Probablistic model for spot latitude distribution

Load spots properties from friedrich:



In [1]:

    
%matplotlib inline
# Import dev version of friedrich:
import sys, os 
sys.path.insert(0, '../')

import numpy as np
import matplotlib.pyplot as plt
from friedrich.analysis import Transit, Spot, Measurement, MCMCResults
from friedrich.lightcurve import hat11_params_morris_experiment
from glob import glob

archive_paths = sorted(glob('/local/tmp/friedrich/hat11_flip_lambda/chains???.hdf5'))
# archive_paths = sorted(glob('/Users/bmmorris/data/hat11_flip_lambda/chains???.hdf5'))

print('load results')
transits = []
all_times = []
for archive_path in archive_paths:
    m = MCMCResults(archive_path, hat11_params_morris_experiment())
    all_times.extend(m.lc.times.jd)
    spots = m.get_spots()
    transits.append(Transit(spots))









    



load results



In [2]:

    
from friedrich.orientation import times_to_occulted_lat_lon
from friedrich.lightcurve import hat11_params_morris_experiment

transit_params = hat11_params_morris_experiment()
all_lats = []
all_lons = []
all_amps = []
all_lats_errors = []
all_spot_times = []
all_BICs = []
for transit in transits:
    for spot in transit.spots: 
        latitude, longitude = times_to_occulted_lat_lon(np.array([spot.t0.value]), 
                                                        transit_params)
        all_lats.append(latitude)
        all_lons.append(longitude)
        all_amps.append(spot.amplitude.value)
        all_spot_times.append(spot.t0.value)
        all_BICs.append(spot.delta_BIC)
        all_lats_errors.append(np.mean([spot.amplitude.upper, spot.amplitude.lower]))
all_lats = np.array(all_lats)
all_lats_errors = np.array(all_lats_errors)
all_lons = np.array(all_lons)
all_amps = np.array(all_amps)
all_spot_times = np.array(all_spot_times)
all_BICs = np.array(all_BICs)



In [70]:

    
#all_amps
# plt.plot_date(Time(all_spot_times[all_BICs > 10], format='jd').plot_date, 
#               np.degrees(all_lats[all_BICs > 10]), '.')
from astropy.time import Time

import seaborn as sns
sns.set_style('whitegrid')

n_panels = 4
import matplotlib.gridspec as gridspec
fig = plt.figure(figsize=(14, 8))
gs = gridspec.GridSpec(2, 4)
ax0 = plt.subplot(gs[0, :])
ax1 = [plt.subplot(gs[1, i]) for i in range(n_panels)]

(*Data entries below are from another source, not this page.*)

# dbdexter-dev/meteor_demod

Measured on AMD Instinct MI355X. Metric: IQ Msamples/s demodulated (whole node), higher is better.
Workload: dtype f32

## Files before the change

meteor_demod_amd/csrc/demod_device.h:

```cpp
#ifndef MDEMOD_DEVICE_H
#define MDEMOD_DEVICE_H

#include <hip/hip_runtime.h>
#include <stdint.h>

#include "pll_flags.h"

#pragma clang fp contract(off)

#define MD_TWO_PI_D 6.283185307179586476925286766559
#define MD_HALF_PI_D 1.5707963267948966192313216916398
#define MD_TWO_PI_F 6.28318548202514648437500f
#define MD_PI_F     3.14159274101257324218750f

struct cf32 { float re, im; };

__device__ __forceinline__ bool md_any(bool p) { return __builtin_amdgcn_ballot_w64(p) != 0ull; }
__device__ __forceinline__ bool md_all(bool p) { return __builtin_amdgcn_ballot_w64(!p) == 0ull; }

template <typename T>
__device__ __forceinline__ T md_lane_select(uint64_t mask, T a, T b)
{
	static_assert(sizeof(T) == 4, "one 32-bit register");
	T r;
// ... 82 lines not shown
{
	return md_fast_sin<CHECKED>((float)((double)fx + MD_HALF_PI_D));
}

__device__ __forceinline__ double
md_sqrt_sumsq(double s)
{
	const double y = __builtin_amdgcn_rsq(s);
	double g = s * y;
	double h = 0.5 * y;
	const double r = __builtin_fma(-h, g, 0.5);
	g = __builtin_fma(g, r, g);
	h = __builtin_fma(h, r, h);
	double d = __builtin_fma(-g, g, s);
	g = __builtin_fma(d, h, g);
	d = __builtin_fma(-g, g, s);
	g = __builtin_fma(d, h, g);
	return __builtin_amdgcn_class(s, 0x260) ? s : g;
}

__device__ __forceinline__ float
md_cabsf_exact(float re, float im)
{
	const double s = (double)re * (double)re + (double)im * (double)im;
	return (float)md_sqrt_sumsq(s);
}

__device__ __forceinline__ float
md_cabsf(float re, float im)
{
	return md_cabsf_exact(re, im);
}

__device__ __forceinline__ float
md_cabsf_short(float re, float im, uint32_t *fallbacks = nullptr)
{
	const double s = (double)re * (double)re + (double)im * (double)im;
	const double y = __builtin_amdgcn_rsq(s);
	const double g = s * y, h = 0.5 * y;
	const double d = __builtin_fma(-g, g, s);
	const double g1 = __builtin_fma(d, h, g);
	const uint64_t gb = __builtin_bit_cast(uint64_t, g1), sb = __builtin_bit_cast(uint64_t, s);
	const uint32_t drop = (uint32_t)gb & 0x1FFFFFFFu;
	const bool near = (uint32_t)(drop - (0x10000000u - 0x1000u)) < 0x2000u;
	const bool odd = (uint32_t)((uint32_t)(sb >> 32) - ((1023u - 200u) << 20)) >= (400u << 20);
	float r = (float)g1;
	if (__builtin_expect(near || odd, 0)) {
		r = (float)md_sqrt_sumsq(s);
		if (fallbacks) *fallbacks += 1;
	}
	return r;
}

__device__ __forceinline__ cf32
md_agc_apply(cf32 x, float gain, float &bias_re, float &bias_im)
{
	const float keep = 1.0f - 0.001f;
	bias_re = bias_re * keep + 0.001f * x.re;
	bias_im = bias_im * keep + 0.001f * x.im;
	x.re = x.re - bias_re;
	x.im = x.im - bias_im;
	x.re = x.re * gain;
	x.im = x.im * gain;
	return x;
}

template <bool SHORT = false>
__device__ __forceinline__ void
md_agc_gain(cf32 scaled, float &gain)
{
	const float mag = SHORT ? md_cabsf_short(scaled.re, scaled.im) : md_cabsf(scaled.re, scaled.im);
	gain = gain + 0.0001f * (190.0f - mag);
	gain = (0.0f > gain) ? 0.0f : gain;
}

template <bool SHORT = false>
__device__ __forceinline__ cf32
md_agc(cf32 x, float &gain, float &bias_re, float &bias_im)
{
	x = md_agc_apply(x, gain, bias_re, bias_im);
	md_agc_gain<SHORT>(x, gain);
	return x;
}

#define MD_TWO_PI_LO (-0x1.777a5cp-23f)

template <bool F32 = false>
__device__ __forceinline__ void
md_nco_advance(float &phase, float freq)
{
	phase = phase + freq;
	if (F32) {
		const float w = (phase - MD_TWO_PI_F) - MD_TWO_PI_LO;
		phase = (phase >= MD_TWO_PI_F) ? w : phase;
	} else if (phase >= MD_TWO_PI_F)
		phase = (float)((double)phase - MD_TWO_PI_D);
}

#define MD_FOUR_PI_F 12.56637096405029296875f
__device__ __forceinline__ float
md_wrap_2pi(float xf)
{
	const bool wraps = !(fabsf(xf) < MD_TWO_PI_F);
	const float once = (xf < 0.0f) ? (xf + MD_TWO_PI_F) + MD_TWO_PI_LO : (xf - MD_TWO_PI_F) - MD_TWO_PI_LO;
	float r = wraps ? once : xf;
	const bool far = !(fabsf(xf) < MD_FOUR_PI_F);
	if (__builtin_expect(md_any(far), 0)) {
		if (far) r = (float)fmod((double)xf, MD_TWO_PI_D);
	}
	return r;
}

__device__ __forceinline__ float
md_tanh_lut(const float *lut, float v)
{
	const float c = __builtin_amdgcn_fmed3f(v, -16.0f, 15.0f);
	return lut[(int)c + 16];
}

__device__ __forceinline__ float
md_tanh_lut_uniform(const float *lut, float v)
{
	float t = (v >= 15.0f) ? 1.0f : -1.0f;
	if (__builtin_expect(md_any(v > -16.0f && v < 15.0f), 0)) t = md_tanh_lut(lut, v);
	return t;
}

__device__ __forceinline__ void
md_tanh_lut_uniform2(const float *lut, float a, float b, float &ta, float &tb)
{
	ta = (a >= 15.0f) ? 1.0f : -1.0f;
	tb = (b >= 15.0f) ? 1.0f : -1.0f;
	if (__builtin_expect(md_any((a > -16.0f && a < 15.0f) || (b > -16.0f && b < 15.0f)), 0)) {
		ta = md_tanh_lut(lut, a);
		tb = md_tanh_lut(lut, b);
	}
}

struct PllState {
	float phase, freq, err;
	int   locked, locked_once, updown;
};

template <bool UNIFORM = false>
__device__ __forceinline__ int
md_pll_update(PllState &p, const float *lut, float alpha, float beta, float fmax,
              float i, float q, int &just_locked_first)
{
	const float e = UNIFORM ? md_tanh_lut_uniform(lut, i) * q - md_tanh_lut_uniform(lut, q) * i
	                        : md_tanh_lut(lut, i) * q - md_tanh_lut(lut, q) * i;

	const float ph = p.phase + alpha * e;
	p.phase = md_wrap_2pi(ph);
	p.freq = p.freq + beta * e;

	const float decayed = p.err * (1.0f - 0.001f);
	p.err = (float)((double)decayed + fabs((double)e) * (double)0.001f);

	const bool lock_now = (p.err < 85.0f) && !p.locked;
	const bool unlock_now = (p.err > 105.0f) && p.locked;
	just_locked_first = (lock_now && !p.locked_once) ? 1 : 0;
	p.locked = lock_now ? 1 : (unlock_now ? 0 : p.locked);
	p.locked_once = lock_now ? 1 : p.locked_once;
	const int changed = (lock_now || unlock_now) ? 1 : 0;
// ... 7 lines not shown
	p.freq = (-fmax > p.freq) ? -fmax : p.freq;
	return changed;
}

struct PllWord { float phase, freq, err; };
template <bool UNIFORM = false, bool EARLY_OUT = false>
__device__ __forceinline__ uint32_t
md_pll_update_packed(PllWord &p, uint32_t &fl, const float *lut, float alpha, float beta, float fmax, float i, float q, uint32_t &first)
{
	float ti, tq;
	if (UNIFORM) md_tanh_lut_uniform2(lut, i, q, ti, tq);
	else { ti = md_tanh_lut(lut, i); tq = md_tanh_lut(lut, q); }
	const float e = ti * q - tq * i;

	const float ph = p.phase + alpha * e;
	p.phase = md_wrap_2pi(ph);
	p.freq = p.freq + beta * e;

	const float decayed = p.err * (1.0f - 0.001f);
	p.err = (float)((double)decayed + fabs((double)e) * (double)0.001f);

	if constexpr (EARLY_OUT) {
		const uint64_t m_below = __builtin_amdgcn_ballot_w64(p.err < 85.0f), m_above = __builtin_amdgcn_ballot_w64(p.err > 105.0f);
		const uint64_t m_locked = __builtin_amdgcn_ballot_w64((fl & 1u) != 0);
		const uint64_t m_lock_event = (m_below & ~m_locked) | (m_above & m_locked);
		const float swept = (float)((double)p.freq + ((fl & 4u) ? 0.000001 : -0.000001));
		p.freq = md_lane_select(m_locked ^ m_lock_event, swept, p.freq);
		const uint64_t m_turn = __builtin_amdgcn_ballot_w64(fabsf(p.freq) >= fmax);
		first = 0;
		uint32_t changed = 0;
		if (__builtin_expect((m_lock_event | m_turn) != 0ull, 0)) {
			const PllFlagStep s = pll_flags_step(fl, md_lane_bit(m_below), md_lane_bit(m_above),
			                                     p.freq >= fmax ? PLL_FREQ_HIGH : (p.freq <= -fmax ? PLL_FREQ_LOW : PLL_FREQ_INSIDE));
			fl = s.fl; first = s.first; changed = s.changed;
		}
		p.freq = md_clamp_sym(p.freq, fmax);
		return changed;
	}

	const uint32_t below = (p.err < 85.0f) ? 1u : 0u, above = (p.err > 105.0f) ? 1u : 0u;
	const uint32_t lock_now = below & (fl ^ 1u);
	const uint32_t unlock_now = above & fl;
	const uint32_t lock2 = lock_now + lock_now;
	first = lock2 ^ (lock2 & fl);
	fl = fl | lock_now | lock2;
	fl = fl ^ (fl & unlock_now);

	if (!(fl & 1u)) p.freq = (float)((double)p.freq + ((fl & 4u) ? 0.000001 : -0.000001));
	fl = (p.freq >= fmax) ? (fl & ~4u) : ((p.freq <= -fmax) ? (fl | 4u) : fl);
	p.freq = md_clamp_sym(p.freq, fmax);
	return lock_now | unlock_now;
}

__device__ __forceinline__ void
md_timing_update(float &t_phase, float &t_freq, float &t_prev,
                 float alpha, float beta, float center, float maxdev, float q)
{
	const float sp = (t_prev < 0.0f) ? -1.0f : 1.0f;
	const float sq = (q < 0.0f) ? -1.0f : 1.0f;
	const float e = sp * q - sq * t_prev;
	t_prev = q;

	float fd = t_freq - center;
	t_phase = (float)((double)t_phase - (MD_TWO_PI_D + (double)(alpha * e)));
	fd = fd - beta * e;
	fd = md_clamp_sym(fd, maxdev);
	t_freq = center + fd;
}

__device__ __forceinline__ int
md_quantise(float v)
{
	const float h = md_clamp_sym(v * 0.5f, 127.0f);
	return (int)h;
}

#endif
```

meteor_demod_amd/csrc/demod_kernel_gat.hip:

```cpp
#include "rotwin_body.h"
#include "hip_host.h"

namespace {

typedef float gpair_t __attribute__((ext_vector_type(2)));
typedef float gquad_t __attribute__((ext_vector_type(4)));
typedef __attribute__((address_space(3))) const gquad_t lds_gquad;
typedef __attribute__((address_space(3))) const float lds_gfloat;

template <int FMT> struct GFmt;
template <> struct GFmt<16> {
	enum { G = 4 };
	__device__ static __forceinline__ gpair_t get(const uint4 &q, int k) { const uint32_t w = (&q.x)[k]; return gpair_t{ (float)(int)(int16_t)(w & 0xFFFFu), (float)((int)w >> 16) }; }
	__device__ static __forceinline__ gpair_t one(uint32_t w) { return gpair_t{ (float)(int)(int16_t)(w & 0xFFFFu), (float)((int)w >> 16) }; }
};
template <> struct GFmt<8> {
	enum { G = 8 };
	__device__ static __forceinline__ gpair_t get(const uint4 &q, int k) { const uint32_t w = (&q.x)[k >> 1] >> (16 * (k & 1)); return gpair_t{ (float)((int)(w & 0xFFu) - 128), (float)((int)((w >> 8) & 0xFFu) - 128) }; }
	__device__ static __forceinline__ gpair_t one(uint16_t w) { return gpair_t{ (float)((int)(w & 0xFFu) - 128), (float)((int)(w >> 8) - 128) }; }
};
template <> struct GFmt<32> {
	enum { G = 2 };
	__device__ static __forceinline__ gpair_t get(const uint4 &q, int k) { return gpair_t{ __uint_as_float((&q.x)[2 * k]), __uint_as_float((&q.x)[2 * k + 1]) }; }
	__device__ static __forceinline__ gpair_t one(float2 w) { return gpair_t{ w.x, w.y }; }
};

template <int KT, int FMT>
struct WinG {
	static constexpr int G = GFmt<FMT>::G, kTaps = KT, kBack = KT - 1, AMAX = G - 1, NS = KT + AMAX, NW = 4 * ((NS + 3) / 4), SLIDE = 4, MAXSL = 1, DEPTH = 1,
	                     BLOCK = MDEMOD_RW_BLOCK, ROTN = 1, RING = 32, REGSLOTS = 0;
	static constexpr bool GATHER = true, SCALAR_SLIDE = false, VCONST = false;
	static constexpr bool LOCK_EARLY_OUT = true;
	static_assert(NS % G == 0 && NS / G <= 36, "whole 16-byte loads, and few enough of them to stay in registers");
	typedef typename RFmt<FMT>::sample_t sample_t;
	__device__ __forceinline__ void setup(uint32_t) {}
	__device__ static __forceinline__ void put_history(const float2 *, bool, int) {}
	__device__ static __forceinline__ void put_init(const RGran<FMT> (&)[1], int) {}
	__device__ static __forceinline__ void put(const RGran<FMT> (&)[1], int) {}
	__device__ static __forceinline__ void fir(uint32_t, int, int, const DemodConsts &, int, float &, float &) {}

	__device__ static __forceinline__ void
	fir_gather(uint32_t ctab_addr, const sample_t *src, const float2 *hist, int v, int n, int bank, const DemodConsts &C, float &re, float &im)
	{
		const int oldest = v - kBack - (KT - 1);
		const int d = oldest & (G - 1);
		const int start = oldest - d;
		const int o = AMAX - d;
		const uint32_t row = ctab_addr + 4u * (uint32_t)(__mul24(bank * 4 + (o & 3), C.ctab_row_stride) + (o & ~3));
		gpair_t acc = { 0.0f, 0.0f };
		if (__builtin_expect(md_all(start >= 0 && start + NS <= n), 1)) {
			uint4 raw[NS / G];
#pragma unroll
			for (int g = 0; g < NS / G; g++) __builtin_memcpy(&raw[g], src + start + G * g, 16);
#pragma unroll
			for (int s4 = 0; s4 < NS / 4; s4++) {
				gquad_t c = { 0.0f, 0.0f, 0.0f, 0.0f };
				c = *(lds_gquad *)(row + 16u * (uint32_t)s4);
				const float cf[4] = { c.x, c.y, c.z, c.w };
#pragma unroll
				for (int k = 0; k < 4; k++) {
					const int slot = 4 * s4 + k;
					const gpair_t smp = GFmt<FMT>::get(raw[slot / G], slot % G);
					const gpair_t p = smp * cf[k];
					acc = acc + p;
				}
			}
			if constexpr (NS % 4 != 0) {
#pragma unroll
				for (int slot = NS / 4 * 4; slot < NS; slot++) {
					const float cf = *(lds_gfloat *)(row + 4u * (uint32_t)slot);
					const gpair_t p = GFmt<FMT>::get(raw[slot / G], slot % G) * cf;
					acc = acc + p;
				}
			}
		} else {
#pragma unroll 1
			for (int k = 0; k < KT; k++) {
				const int idx = oldest + k;
				gpair_t smp;
				if (idx < 0) { const float2 h = hist[kBack + idx]; smp.x = h.x; smp.y = h.y; }
				else smp = GFmt<FMT>::one(src[idx]);
				const float cf = *(lds_gfloat *)(row + 4u * (uint32_t)(d + k));
				const gpair_t p = smp * cf;
				acc = acc + p;
			}
// ... 44 lines not shown
```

#fig, ax = plt.subplots(1, n_panels, figsize=(14, 3))
first_spot = all_spot_times[all_BICs > 10].min()
last_spot = all_spot_times[all_BICs > 10].max()
first_to_last = last_spot - first_spot
fraction_gt_median = np.zeros(n_panels)

lathistcolor = '#0047b3'

ax0.plot_date(Time(all_spot_times[all_BICs > 10], format='jd').plot_date, 
              np.degrees(all_lats[all_BICs > 10]), '.', color=lathistcolor)

for i in range(n_panels):
    extent = [-60, 60]
    within_time_bin = ((all_spot_times[all_BICs > 10] - first_spot > 
                        i/n_panels*first_to_last) & 
                       (all_spot_times[all_BICs > 10] - first_spot < 
                        (i+1)/n_panels*first_to_last))
    lats_in_time_bin = np.degrees(all_lats[all_BICs > 10][within_time_bin])
    ax1[i].hist(lats_in_time_bin, 30, range=extent, histtype='stepfilled', color=lathistcolor)

    ax1[i].hist(np.degrees(all_lats[all_BICs > 10]), 30, histtype='stepfilled',
                range=extent, alpha=0.2, color='k', zorder=10)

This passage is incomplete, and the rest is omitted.